Créée en 1986, cette association regroupe 900.000 membres qui n’hésitent pas à peser sur les choix du Parlement.  

Le fait que ces personnes se regroupent entre elles leur permet d’avoir un vrai poids sur les politiques publiques”, explique Annette Bertelsen Arbes.

Bjarne Hastrup décrivait une association en ordre de bataille avec quelque 20.000 membres associatifs n’hésitant à pas se déplacer pour rendre visite aux personnes âgées et rompre ainsi l’isolement.

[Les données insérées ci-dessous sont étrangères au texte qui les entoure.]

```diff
@@ -716,25 +818,56 @@
     }
     INR_PROBE_AFTER_GATHER();
 
-    f32x4 h1[4];
-    mlp_layer<4, 2, kFast>(wl + kSig0 / 4, lane, enc, h1);
-#pragma unroll
-    for (int t = 0; t < 4; ++t) h1[t] = relu4(h1[t]);
-    f32x4 h2[1];
-    mlp_layer<1, 4, kFast>(wl + kSig1 / 4, lane, h1, h2);
-
-    if (valid) {
-      if (q == 0) sigma[m] = __expf(h2[0][0]) * density_scale;
-      if (INR_PROBE_GEO_IS_OUTPUT && geo) {
-#pragma unroll
-        for (int r = 0; r < 4; ++r) {
-          const int row = 4 * q + r;
-          if (row >= 1) geo[m * 15 + row - 1] = h2[0][r];
+    constexpr bool kFused = kFusedLayers && kSave == 0 && !kFast;
+    SplitB cinb;
+    f32x4 h1[4], h2[1];
+    if constexpr (kFused) {
+      f32x4 c0 = sh_in;
+      if constexpr (kColor && !kTable) {
+        float sh[16];
+        sh4(me.d0, me.d1, me.d2, sh);
+#pragma unroll
+        for (int ks = 0; ks < 4; ++ks) c0[ks] = select4(q, sh[4 * ks], sh[4 * ks + 1], sh[4 * ks + 2], sh[4 * ks + 3]);
+      }
+      h2[0] = nerf_sigma_fused<kColor>(wl, lane, enc, c0, cinb);
+    } else {
+      mlp_layer<4, 2, kFast>(wl + kSig0 / 4, lane, enc, h1);
+#pragma unroll
+      for (int t = 0; t < 4; ++t) h1[t] = relu4(h1[t]);
+      mlp_layer<1, 4, kFast>(wl + kSig1 / 4, lane, h1, h2);
+    }
+
+    if constexpr (!(kFused && kColor)) {
+      if (valid) {
+        if (q == 0) sigma[m] = __expf(h2[0][0]) * density_scale;
+        if (INR_PROBE_GEO_IS_OUTPUT && geo) {
+#pragma unroll
+          for (int r = 0; r < 4; ++r) {
+            const int row = 4 * q + r;
+            if (row >= 1) geo[m * 15 + row - 1] = h2[0][r];
+          }
         }
       }
     }
 
-    if constexpr (kColor) {
+    if constexpr (kColor && kFused) {
+#pragma unroll
+      for (int k = 0; k < 3; ++k) split_part(k, false, true, h2[0], cinb);
+      const float sg = __expf(h2[0][0]) * density_scale;
+      const f32x4 o = nerf_color_fused(wl, lane, cinb);
+      const float ch = sigmoid_rgb(rgb_channel_of_lane(o));
+      if (valid) {
+        if (q == 0) sigma[m] = sg;
+        if (q < 3) rgb[m * 3 + q] = ch;
+        if (INR_PROBE_GEO_IS_OUTPUT && geo) {
+#pragma unroll
+          for (int r = 0; r < 4; ++r) {
+            const int row = 4 * q + r;
+            if (row >= 1) geo[m * 15 + row - 1] = h2[0][r];
+          }
+        }
+      }
+    } else if constexpr (kColor) {
       f32x4 cin[2];
       if constexpr (kTable) {
         cin[0] = sh_in;
@@ -915,24 +1048,39 @@
     }
     if (me.oob) enc[0] = enc[1] = f32x4{0.f, 0.f, 0.f, 0.f};
     f32x4 h1[4], h2[1];
-    mlp_layer<4, 2>(wl + kSig0 / 4, lane, enc, h1);
-#pragma unroll
-    for (int t = 0; t < 4; ++t) h1[t] = relu4(h1[t]);
-    mlp_layer<1, 4>(wl + kSig1 / 4, lane, h1, h2);
+    SplitB cinb;
+    if constexpr (kFusedLayers) {
+      f32x4 unused = {0.f, 0.f, 0.f, 0.f};
+      h2[0] = nerf_sigma_fused<false>(wl, lane, enc, unused, cinb);
+#pragma unroll
+      for (int k = 0; k < 3; ++k) split_part(k, false, true, h2[0], cinb);
+    } else {
+      mlp_layer<4, 2>(wl + kSig0 / 4, lane, enc, h1);
+#pragma unroll
+      for (int t = 0; t < 4; ++t) h1[t] = relu4(h1[t]);
+      mlp_layer<1, 4>(wl + kSig1 / 4, lane, h1, h2);
+    }
     float ch = 0.f;
     for (int d = 0; d < D; ++d) {
-      f32x4 cin[2], c1[4], c2[4], o[1];
       const float4 s4 = *reinterpret_cast<const float4*>(shl + d * 16 + q * 4);
-      cin[0] = f32x4{s4.x, s4.y, s4.z, s4.w};
-      cin[1] = h2[0];
-      mlp_layer<4, 2>(wl + kCol0 / 4, lane, cin, c1);
-#pragma unroll
-      for (int t = 0; t < 4; ++t) c1[t] = relu4(c1[t]);
-      mlp_layer<4, 4>(wl + kCol1 / 4, lane, c1, c2);
-#pragma unroll
-      for (int t = 0; t < 4; ++t) c2[t] = relu4(c2[t]);
-      mlp_layer<1, 4>(wl + kCol2 / 4, lane, c2, o);
-      ch += sigmoid_rgb(rgb_channel_of_lane(o[0]));
+      if constexpr (kFusedLayers) {
+        f32x4 c0 = {s4.x, s4.y, s4.z, s4.w};
+#pragma unroll
+        for (int k = 0; k < 3; ++k) split_part(k, false, false, c0, cinb);
+        ch += sigmoid_rgb(rgb_channel_of_lane(nerf_color_fused(wl, lane, cinb)));
+      } else {
+        f32x4 cin[2], c1[4], c2[4], o[1];
+        cin[0] = f32x4{s4.x, s4.y, s4.z, s4.w};
+        cin[1] = h2[0];
+        mlp_layer<4, 2>(wl + kCol0 / 4, lane, cin, c1);
+#pragma unroll
+        for (int t = 0; t < 4; ++t) c1[t] = relu4(c1[t]);
+        mlp_layer<4, 4>(wl + kCol1 / 4, lane, c1, c2);
+#pragma unroll
+        for (int t = 0; t < 4; ++t) c2[t] = relu4(c2[t]);
+        mlp_layer<1, 4>(wl + kCol2 / 4, lane, c2, o);
+        ch += sigmoid_rgb(rgb_channel_of_lane(o[0]));
+      }
     }
     if (valid) {
       float* o4 = reinterpret_cast<float*>(out + m);
```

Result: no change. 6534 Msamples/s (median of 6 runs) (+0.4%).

Un modèle repris en France

L’ambassade du Danemark en France organise souvent des voyages d’étude pour les professionnels ou élus français désireux de trouver une source d’inspiration dans ce pays européen. 

 

C’est le cas, par exemple, de Jean-Marc Zulesi, député des Bouches-du-Rhône qui a rédigé 21 propositions pour maintenir l’autonomie et vivre en bonne santé en se basant en partie sur son voyage au Danemark en février 2022.

Le Danemark, champion de la prise en charge des séniors? Il n’y a pas que sur le plan institutionnel que le petit pays européen fait des émules. 

À Nice mais aussi dans plusieurs autres villes françaises, l’association "A vélo sans âge" s'est largement répandue. Créée en 2012 au Danemark, elle offre la possibilité à des séniors de se balader à vélo triporteur, poussés par des bénévoles à un rythme doux.

L’association compte aujourd’hui 23 antennes en France.